Written by eastern writer on Monday, December 31, 2007

Novelist, critic and academic John Michael Coetzee is a leading South African intellectual who has made a significant contribution to contemporary South African culture. One of a number of youthful, dissident literary voices speaking against the apartheid regime in the 1970s and 1980s, Coetzee's distinctive prose was identified early on as one of the most eloquent and radical of the period. His work has been compared favourably with Nabokov, Kafka and Conrad, and by the time of mature works such as Foe (1986) he had already achieved international acclaim.
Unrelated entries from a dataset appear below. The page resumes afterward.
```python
class FusedAdam(torch.optim.Optimizer):

    SCHEDULE_LEN = 1 << 18

    def __init__(self, params, lr=1e-3, betas=(0.9, 0.999), eps=1e-8):
        params = list(params)
        super().__init__(params, dict(lr=lr, betas=betas, eps=eps, weight_decay=0, amsgrad=False))
        if len(self.param_groups) != 1:
            raise NotImplementedError("FusedAdam steps ONE parameter group (one lr / betas / eps for the flat bucket)")
        self._all = list(self.param_groups[0]["params"])
        self._pending = None
        self.flat = None
        self.steps = 0
        self._sched = self._sched_key = self._counter = None

    def _resident_state(self):
        g = self.param_groups[0]
        key = (float(g["lr"]), float(g["betas"][0]), float(g["betas"][1]))
        dev = self.flat.data.device
        if self._counter is None:
            self._counter = torch.ones(1, device=dev, dtype=torch.int32)
            self._sched = torch.empty(self.SCHEDULE_LEN, 2, device=dev, dtype=torch.float32)
        if self._sched_key != key:
            t = torch.arange(1, self.SCHEDULE_LEN + 1, dtype=torch.float64)
            bc1 = 1.0 - torch.pow(torch.tensor(key[1], dtype=torch.float64), t)
            bc2 = 1.0 - torch.pow(torch.tensor(key[2], dtype=torch.float64), t)
            self._sched.copy_(torch.stack([key[0] / bc1, torch.sqrt(bc2)], 1).to(torch.float32))
            self._sched_key = key
        return self._sched, self._counter

    def steps_done(self):
        return 0 if self._counter is None else int(self._counter.item()) - 1

    def _build(self):
        act = [p for p in self._all if p.requires_grad and p.grad is not None]
        if not act:
            raise RuntimeError("FusedAdam.step(): no parameter has a gradient")
        grads = [p.grad.detach().clone() for p in act]
        self.flat = FlatParams(act)
        with torch.no_grad():
            for p, g in zip(act, grads):
                p.grad.copy_(g)
        self.m = torch.zeros_like(self.flat.data)
        self.v = torch.zeros_like(self.flat.data)
# ... 73 lines not shown
            for i, st in state.items():
                if i in offs:
                    o, n = offs[i]
                    self.m[o:o + n].copy_(st["exp_avg"].reshape(-1))
                    self.v[o:o + n].copy_(st["exp_avg_sq"].reshape(-1))
        self._resident_state()
        self._counter.fill_(t + 1)

    def zero_grad(self, set_to_none=True):
        if self.flat is None:
            for p in self._all:
                p.grad = None
        else:
            self.flat.zero_grad()

    @torch.no_grad()
    def step(self, closure=None):
        if self.flat is None:
            self._build()
        g = self.param_groups[0]
        self.steps += 1
        self.flat.touched()
        sched, counter = self._resident_state()
        L.call("e2e_adam_step_resident", L.ptr(self.flat.data), L.ptr(self.flat.grad), L.ptr(self.flat.participants()), L.ptr(self.m), L.ptr(self.v),
               self.flat.numel, float(g["betas"][0]), float(g["betas"][1]), float(g["eps"]), L.ptr(sched), self.SCHEDULE_LEN, L.ptr(counter), L.stream())
```

### end-to-end-self-supervised-slam_amd/e2ehip/stepplan.py

```python
import torch

from . import _lib as L
from . import dist as edist
from .fused import LossGradPlan, TermsLossGradPlan
from .netplan import NetPlan
from .ops import fusion_alpha_den

_f32 = torch.float32


class RefineStepPlan:
    def __init__(self, model, optimizer, H, W, device, padding_mode="border", use_mask=True, reg_kind="l2", w_reg=1e-2, w_3d=1.0, sigma=0.6,
                 overlap=True, use_graphs=True, geometric=False, smoothness=False, auto_masking=False, min_reprojection=False,
                 w_geometric=0.5, w_smoothness=1e-3):
        self.dev, self.H, self.W, self.N = torch.device(device), H, W, H * W
        self.opt, self.use_graphs, self.w_3d = optimizer, use_graphs, float(w_3d)
        self.net = NetPlan(model, 2, H, W, self.dev, overlap=overlap)
        optimizer.prebuild(model.used_parameters())
        if {id(p) for p in self.net.parameters()} != {id(p) for p in model.used_parameters() if p.requires_grad}:
            raise RuntimeError("launch plan and model disagree about the trainable parameters")
        f = dict(device=self.dev, dtype=_f32)
        lib = L.load()
        self.colors = self.net.x.t
        self.gt = torch.zeros(2, H, W, 1, **f)
# ... 32 lines not shown
        self.map_pose_src, self.map_pose_tgt = (torch.eye(4, **f).reshape(1, 4, 4).clone() for _ in range(2))
        self._pstream = None
        self.median_elements_override = None
        self.net.refresh_layouts()

    def set_pair(self, colors_prev, colors_cur, gt_prev, gt_cur, K, T_host, pose_tgt, inv_K=None, pose_src=None):
        self.colors[0].copy_(colors_prev)
        self.colors[1].copy_(colors_cur)
        self.gt[0].copy_(gt_prev)
        self.gt[1].copy_(gt_cur)
        self.K[0].copy_(K)
        self.inv_K[0].copy_(torch.pinverse(K) if inv_K is None else inv_K)
        self.T[0].copy_(T_host, non_blocking=True)
        self.pose_tgt[0].copy_(pose_tgt)
        if pose_src is not None:
            self.pose_src[0].copy_(pose_src)
        L.call("e2e_median_lower", L.ptr(self.gt), self.gt.numel(), L.ptr(self.median_gt), L.ptr(self.ws_med), L.stream())

    def _run(self, key, fn):
        if getattr(self, "_closed", False):
            raise RuntimeError("RefineStepPlan used after close()")
        if not self.use_graphs or L.PROFILE_HOOK[0] is not None:
            return fn()
        g = self._graphs.get(key)
        if g is not None:
            return g.replay()
        fn()
        cur = torch.cuda.current_stream(self.dev)
        if self._gstream is None:
            self._gstream = torch.cuda.Stream(self.dev)
        self._gstream.wait_stream(cur)
        g = torch.cuda.CUDAGraph()
        with torch.cuda.stream(self._gstream):
            with torch.cuda.graph(g, stream=self._gstream, capture_error_mode="thread_local"):
                fn()
        cur.wait_stream(self._gstream)
        self._graphs[key] = g

    def _forward(self):
        st = L.stream()
        disp = self.net.forward()
        L.call("e2e_depth_scale_fwd", L.ptr(disp), L.ptr(self.median_gt), L.ptr(self.delta), L.ptr(self.depth), L.ptr(self.md), L.ptr(self.ratio),
               L.ptr(self.ws_scale), disp.numel(), st)

    def stash_map_inputs(self):
        self.map_rgb.copy_(self.colors)
# ... 158 lines not shown
```

### include/e2eslam.h

```cpp
#ifndef E2ESLAM_H
#define E2ESLAM_H

#include <stdint.h>

#ifdef __cplusplus
extern "C" {
#endif

#define E2E_OK 0
#define E2E_ERR_ARG (-1)
#define E2E_ERR_LAUNCH (-2)
#define E2E_ERR_WORKSPACE (-3)

#define E2E_PADDING_ZEROS 0
#define E2E_PADDING_BORDER 1

typedef struct e2e_strides {
    int64_t sb, sc, sh, sw;
} e2e_strides;

int e2e_version(void);
const char* e2e_last_error(void);


// ... 303 lines not shown
                             int accumulate, int mul_relu, void* stream);

int e2e_bn_fold(const float* gamma, const float* beta, const float* running_mean,
                const float* running_var, float eps, float* scale, float* shift, float* rstd, int C,
                void* stream);
int e2e_affine_fwd(const float* z, const float* scale, const float* shift, const float* residual, int relu,
                   float* y, int64_t n, int C, void* stream);
int64_t e2e_affine_bwd_workspace_floats(int C);
int e2e_affine_bwd(const float* dy, const float* z, const float* mean, const float* rstd, int64_t P,
                   int C, float* dgamma, float* dbeta, int accumulate, float* workspace, void* stream);

int e2e_upsample2_concat(const float* x, const float* skip, float* y, int B, int h, int w, int C1,
                         int C2, void* stream);

int e2e_head_fwd(const float* x, const float* w, const float* bias, float* y, int B, int H, int W,
                 int Cin, int act, void* stream);
int64_t e2e_head_workspace_floats(void);
int e2e_head_bwd(const float* dz, const float* x, const float* w, float* dx, float* dw, float* dbias,
                 float* workspace, int B, int H, int W, int Cin, void* stream);

int e2e_head_bwd_act(const float* dz, const float* x, const float* w, float* dx, float* dw, float* dbias,
                     float* workspace, int B, int H, int W, int Cin, int in_act, void* stream);


int64_t e2e_icp_workspace_bytes(void);
int e2e_icp_normal_equations(const float* src, const float* tgt, const float* tgt_normals,
                             const long long* idx, const float* dists, float dist_thresh, int64_t n,
                             double* out29, void* workspace, void* stream);

int64_t e2e_icp_state_doubles(void);
int e2e_icp_state_init(double* state, float* T32, float* step32, const float* prev_pose, float* pose_out,
                       double damp, void* stream);
int e2e_icp_update(const double* out29, double* state, float* T32, float* step32, const float* prev_pose,
                   float* pose_out, int mode, int phase, double lambda_max, double B, double B2, double nu,
                   void* stream);
int e2e_icp_reduce_update(const float* src, const float* tgt, const float* tgt_normals, const long long* idx,
                          const float* dists, float dist_thresh, int64_t n, void* workspace, double* state, float* T32,
                          float* step32, const float* prev_pose, float* pose_out, int mode, int phase,
                          double lambda_max, double B, double B2, double nu, void* stream);
int e2e_icp_source_subsample(const float* Vg, const float* depth, int H, int W, int dsratio, float* src,
                             int* status, void* stream);

int64_t e2e_aux_workspace_floats(void);

int e2e_smoothness_lossgrad(const float* disp, const float* img, e2e_strides img_strides, int B, int C,
                            int H, int W, float* loss_out, float* g_disp, float* workspace,
// ... 31 lines not shown
```
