## Pipeline batched NTT columns across two streams with per-pass nontemporal hints

For batched NTTs of mid-size columns (64–128 MiB each, three passes), the batch is now split into single-column runs that alternate between the caller's stream and a helper stream, joined with events. The goal is to overlap the passes of neighbouring columns and keep each column's working set closer to cache. Nontemporal hints are split into separate load and store flags: first-pass loads from the input use nontemporal loads while the other passes use regular accesses, and row tables are fetched once per call instead of once per step. In exchange there are more kernel launches, a lazily created helper stream, and possible contention between the two streams.

```diff
diff --git a/stark_brainfuck_amd/csrc/ntt.hip b/stark_brainfuck_amd/csrc/ntt.hip
--- a/stark_brainfuck_amd/csrc/ntt.hip
+++ b/stark_brainfuck_amd/csrc/ntt.hip
@@ -8,7 +8,7 @@
 
 namespace bfs {
 
-template <int B1, int B2, int B3, int LOGC, int MODE, bool NT>
+template <int B1, int B2, int B3, int LOGC, int MODE, int NT>
 __global__ void __launch_bounds__(256) ntt_tile_kernel(const PassArgs a) {
     extern __shared__ __attribute__((aligned(16))) u64 smem[];
     typedef TileCfg<B1, B2, B3, LOGC, MODE> Cfg;
@@ -50,7 +50,7 @@
 #ifndef BFS_NTT_SPLIT_WAVES
 #define BFS_NTT_SPLIT_WAVES 6
 #endif
-template <int B1, int B2, int B3, int LOGC, int MODE, bool NT>
+template <int B1, int B2, int B3, int LOGC, int MODE, int NT>
 __global__ void __launch_bounds__(256, B2 >= 3 ? BFS_NTT_SPLIT_WAVES : 0) ntt_tile_kernel_split(const PassArgs a) {
     static_assert(B1 == 4 && B2 > 0 && B3 == 0, "two register stages, 16 elements per thread");
     extern __shared__ __attribute__((aligned(16))) u64 smem[];
@@ -109,15 +109,18 @@
     if constexpr (MODE == PASS_SINGLE) {
         const size_t lds = (size_t)((B2 > 0 ? ((Cfg::LDS_WORDS + 1) & ~1) + Cfg::TW_WORDS : 0) + row_words) * sizeof(u64);
         if (a.streaming)
-            hipLaunchKernelGGL((ntt_tile_kernel<B1, B2, B3, LOGC, MODE, true>), dim3(grid_x, batch), dim3(Cfg::W), lds, stream, a);
+            hipLaunchKernelGGL((ntt_tile_kernel<B1, B2, B3, LOGC, MODE, NTT_NT_ALL>), dim3(grid_x, batch), dim3(Cfg::W), lds, stream, a);
         else
-            hipLaunchKernelGGL((ntt_tile_kernel<B1, B2, B3, LOGC, MODE, false>), dim3(grid_x, batch), dim3(Cfg::W), lds, stream, a);
+            hipLaunchKernelGGL((ntt_tile_kernel<B1, B2, B3, LOGC, MODE, NTT_NT_NONE>), dim3(grid_x, batch), dim3(Cfg::W), lds, stream, a);
     } else {
         const size_t lds = ((Cfg::LDS_WORDS * 4 + 15) & ~15u) + (Cfg::TW_WORDS + row_words) * sizeof(u64);
-        if (a.streaming)
-            hipLaunchKernelGGL((ntt_tile_kernel_split<B1, B2, B3, LOGC, MODE, true>), dim3(grid_x, batch), dim3(Cfg::W), lds, stream, a);
+        constexpr int NT_FIRST = MODE == PASS_FIRST ? NTT_NT_LOADS : NTT_NT_ALL;
+        if (a.streaming == NT_FIRST)
+            hipLaunchKernelGGL((ntt_tile_kernel_split<B1, B2, B3, LOGC, MODE, NT_FIRST>), dim3(grid_x, batch), dim3(Cfg::W), lds, stream, a);
+        else if (a.streaming)
+            hipLaunchKernelGGL((ntt_tile_kernel_split<B1, B2, B3, LOGC, MODE, NTT_NT_ALL>), dim3(grid_x, batch), dim3(Cfg::W), lds, stream, a);
         else
-            hipLaunchKernelGGL((ntt_tile_kernel_split<B1, B2, B3, LOGC, MODE, false>), dim3(grid_x, batch), dim3(Cfg::W), lds, stream, a);
+            hipLaunchKernelGGL((ntt_tile_kernel_split<B1, B2, B3, LOGC, MODE, NTT_NT_NONE>), dim3(grid_x, batch), dim3(Cfg::W), lds, stream, a);
     }
     BFS_HIP(hipGetLastError());
     return BFS_OK;
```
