__global__ __launch_bounds__(256) void gather_dropout_compact_kernel(unsigned d4, const int64_t* ids, const int* live,
                                                                     const int* n_live, const float* table, Dropout drop,
                                                                     float* x) {
    const unsigned total4 = (unsigned)(*n_live) * d4;
    const unsigned stride = gridDim.x * blockDim.x;
    for (unsigned i = blockIdx.x * blockDim.x + threadIdx.x; i < total4; i += stride) {
        const unsigned r = i / d4, c4 = i - r * d4;
        const long t = live[r];
        f32x4 v = *reinterpret_cast<const f32x4*>(table + ids[t] * (long)(4 * d4) + 4 * c4);
        if (drop.thresh != 0u) v *= dropout_scale4(drop.seed, 0u, (uint64_t)(t * d4 + c4), drop.thresh, drop.inv_keep);
        reinterpret_cast<f32x4*>(x)[i] = v;
    }
}

int launch_gather_dropout_compact(long M, int d, const int64_t* ids, const int* live, const int* n_live,
                                  const float* table, const Dropout& drop, float* x, hipStream_t stream) {
    if (M <= 0) return NRMS_OK;
    if (M * (d / 4) >= (1L << 32)) { set_error("gather: %ld float4 elements overflow the 32-bit index", M * (d / 4)); return NRMS_EINVAL; }
    int blocks = cdiv(M * (d / 4), 256);
    if (blocks > 256 * 16) blocks = 256 * 16;
    TimingScope ts("gather_dropout", stream);
    hipLaunchKernelGGL(gather_dropout_compact_kernel, dim3(blocks), dim3(256), 0, stream, (unsigned)(d / 4), ids, live,
                       n_live, table, drop, x);
    return check_launch("gather_dropout");
}

template <bool SKIP_ALL_PAD, int FILL_SLICES>
__global__ __launch_bounds__(256) void fill_pad_rows_kernel_t(long n_seq, int S, int n4, const int64_t* ids, const float* row,
                                                              float* out) {
    const int lane = threadIdx.x & 63;
    const long wave = (long)blockIdx.x * 4 + (threadIdx.x >> 6), n_waves = (long)gridDim.x * 4;
    f32x4 b[FILL_SLICES];
#pragma unroll
    for (int i = 0; i < FILL_SLICES; ++i)
        b[i] = (lane + 64 * i < n4) ? reinterpret_cast<const f32x4*>(row)[lane + 64 * i] : f32x4{0.f, 0.f, 0.f, 0.f};
    for (long q = wave; q < n_seq; q += n_waves) {
        const bool is_pad = lane < S && ids[q * S + lane] == 0;
        unsigned long long m = __ballot(is_pad);
        if (SKIP_ALL_PAD && __popcll(m) == S) continue;
        while (m != 0ull) {
            const int r = __builtin_ctzll(m);
            m &= m - 1ull;
            f32x4* o = reinterpret_cast<f32x4*>(out) + (q * S + r) * n4;
#pragma unroll
            for (int i = 0; i < FILL_SLICES; ++i)
                if (lane + 64 * i < n4) o[lane + 64 * i] = b[i];
        }
    }
}

int launch_fill_pad_rows(long n_seq, int S, int n, const int64_t* ids, const float* row, float* out, bool skip_all_pad,
                         hipStream_t stream) {
    if (n_seq <= 0) return NRMS_OK;
    if ((n & 3) != 0 || n > 256 * 12 || S > 64) { set_error("fill_pad_rows: n=%d S=%d unsupported", n, S); return NRMS_EINVAL; }
    int blocks = cdiv(n_seq, 4);
    if (blocks > 256 * 32) blocks = 256 * 32;
    TimingScope ts("fill_pad_rows", stream);
    const bool wide = n > 256 * 6;
    auto go = [&](auto kernel) { hipLaunchKernelGGL(kernel, dim3(blocks), dim3(256), 0, stream, n_seq, S, n / 4, ids, row, out); };
    if (skip_all_pad) { if (wide) go(fill_pad_rows_kernel_t<true, 12>); else go(fill_pad_rows_kernel_t<true, 6>); }
    else { if (wide) go(fill_pad_rows_kernel_t<false, 12>); else go(fill_pad_rows_kernel_t<false, 6>); }
    return check_launch("fill_pad_rows");
}

constexpr int CP_BLOCK = 1024;
__global__ __launch_bounds__(256) void compact_count_kernel(long M, const int64_t* ids, int* counts) {
    __shared__ int wsum[4];
    const long m0 = (long)blockIdx.x * CP_BLOCK;
    int c = 0;
#pragma unroll
    for (int p = 0; p < 4; ++p) {
        const long m = m0 + p * 256 + threadIdx.x;
        c += (m < M && ids[m] != 0) ? 1 : 0;
    }
    c = (int)wave_sum((float)c);
    if ((threadIdx.x & 63) == 0) wsum[threadIdx.x >> 6] = c;
    __syncthreads();
    if (threadIdx.x == 0) counts[blockIdx.x] = wsum[0] + wsum[1] + wsum[2] + wsum[3];
}

__global__ __launch_bounds__(1024) void compact_scan_kernel(int n_blocks, int* counts, int* n_live) {
    __shared__ int buf[1024];
    __shared__ int carry;
    if (threadIdx.x == 0) carry = 0;
    __syncthreads();
    for (int base = 0; base < n_blocks; base += 1024) {
        const int i = base + threadIdx.x;
        const int v = i < n_blocks ? counts[i] : 0;
        buf[threadIdx.x] = v;
        __syncthreads();
        for (int off = 1; off < 1024; off <<= 1) {
            const int t = threadIdx.x >= off ? buf[threadIdx.x - off] : 0;
            __syncthreads();
            buf[threadIdx.x] += t;
            __syncthreads();
        }
        if (i < n_blocks) counts[i] = carry + buf[threadIdx.x] - v;
        __syncthreads();
        if (threadIdx.x == 1023) carry += buf[1023];
        __syncthreads();
    }
    if (threadIdx.x == 0) *n_live = carry;
}

__global__ __launch_bounds__(256) void compact_write_kernel(long M, const int64_t* ids, const int* offsets, int* live,
                                                            int* pos) {
    __shared__ int wave_cnt[4][4];
    const int lane = threadIdx.x & 63, wave = threadIdx.x >> 6;
    const long m0 = (long)blockIdx.x * CP_BLOCK;
    bool flag[4];
    int pre[4];
#pragma unroll
    for (int p = 0; p < 4; ++p) {
        const long m = m0 + p * 256 + threadIdx.x;
        flag[p] = m < M && ids[m] != 0;
        const unsigned long long b = __ballot(flag[p]);
        pre[p] = __popcll(b & ((1ull << lane) - 1ull));
        if (lane == 0) wave_cnt[p][wave] = __popcll(b);
    }
    __syncthreads();
    if (threadIdx.x == 0) {
        int tot = 0;
        for (int p = 0; p < 4; ++p)
            for (int w = 0; w < 4; ++w) { const int c = wave_cnt[p][w]; wave_cnt[p][w] = tot; tot += c; }
    }
    __syncthreads();
    const int base = offsets[blockIdx.x];
#pragma unroll
    for (int p = 0; p < 4; ++p) {
        const long m = m0 + p * 256 + threadIdx.x;
        const int r = base + wave_cnt[p][wave] + pre[p];
        if (flag[p]) live[r] = (int)m;
        if (pos != nullptr && m < M) pos[m] = flag[p] ? r : -1;
    }
}

size_t compact_scratch_ints(long M) { return (size_t)cdiv(M, CP_BLOCK) + 64; }

int launch_compact_live_rows(long M, const int64_t* ids, int* live, int* pos, int* n_live, int* scratch,
                             hipStream_t stream) {
    if (M <= 0) return NRMS_OK;
    const int nb = cdiv(M, CP_BLOCK);
    TimingScope ts("compact_rows", stream);
    hipLaunchKernelGGL(compact_count_kernel, dim3(nb), dim3(256), 0, stream, M, ids, scratch);
    hipLaunchKernelGGL(compact_scan_kernel, dim3(1), dim3(1024), 0, stream, nb, scratch, n_live);
    hipLaunchKernelGGL(compact_write_kernel, dim3(nb), dim3(256), 0, stream, M, ids, scratch, live, pos);
    return check_launch("compact_live_rows");
}

template <typename IDX>
__global__ __launch_bounds__(256) void scatter_dropout_compact_kernel(unsigned d, const int64_t* ids, const int* live,
                                                                      const int* n_live, const float* dx, Dropout drop,
                                                                      float* dtable) {
    const IDX total = (IDX)(*n_live) * d;
    const IDX stride = (IDX)gridDim.x * blockDim.x;
    for (IDX i = (IDX)blockIdx.x * blockDim.x + threadIdx.x; i < total; i += stride) {
        const IDX r = i / d;
        const unsigned c = (unsigned)(i - r * d);
        const long t = live[r];
        const long id = ids[t];
        float v = dx[i];
        if (drop.thresh != 0u) v *= dropout_scale1(drop.seed, 0u, (uint64_t)(t * d + c), drop.thresh, drop.inv_keep);
        atomicAdd(dtable + id * (long)d + c, v);
    }
}

__global__ __launch_bounds__(256) void scatter_dense_rows_kernel(unsigned d, const int64_t* ids, const int* live,
                                                                 const int* n_live, const float* dx, Dropout drop, float* dtable) {
    const unsigned long total = (unsigned long)(*n_live) * d;
    const unsigned long stride = (unsigned long)gridDim.x * blockDim.x;
    for (unsigned long i = (unsigned long)blockIdx.x * blockDim.x + threadIdx.x; i < total; i += stride) {
        const unsigned long r = i / d;
        const unsigned c = (unsigned)(i - r * d);
        const long t = live[r];
        float v = dx[t * (long)d + c];
        if (drop.thresh != 0u) v *= dropout_scale1(drop.seed, 0u, (uint64_t)(t * d + c), drop.thresh, drop.inv_keep);
        atomicAdd(dtable + ids[t] * (long)d + c, v);
    }
}

int launch_scatter_dense_rows(long M, int d, const int64_t* ids, const int* live, const int* n_live, const float* dx,
                              const Dropout& drop, float* dtable, hipStream_t stream) {
    if (M <= 0) return NRMS_OK;
    int blocks = cdiv(M * d, 256);
    if (blocks > 256 * 16) blocks = 256 * 16;
    TimingScope ts("scatter_dropout", stream);
    hipLaunchKernelGGL(scatter_dense_rows_kernel, dim3(blocks), dim3(256), 0, stream, (unsigned)d, ids, live, n_live, dx, drop, dtable);
    return check_launch("scatter_dense_rows");
}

Much of Coetzee's writing reflects either directly or indirectly on recent events unfolding within South African society. Coetzee's task is not an easy one, considering the rapid, often traumatic changes currently transforming and dividing the country. Yet, as his recent Booker Prize-winning novel, Disgrace (1999), demonstrates, Coetzee is a writer ready to meet the challenge. At the centre of Disgrace stands 52-year-old David Lurie, an English professor who spends more time plotting romance with his female students than on the Romantic poetry he is meant to be teaching them. Eventually found out and disgraced by the University, the professor retreats to his daughter's isolated small holding. The personal differences between David and his daughter unfold against this backdrop as tensions rise within the recently emancipated local community. Coetzee's unforgiving vision of South Africa exposes the insecurities of a floundering, but still dominant white culture.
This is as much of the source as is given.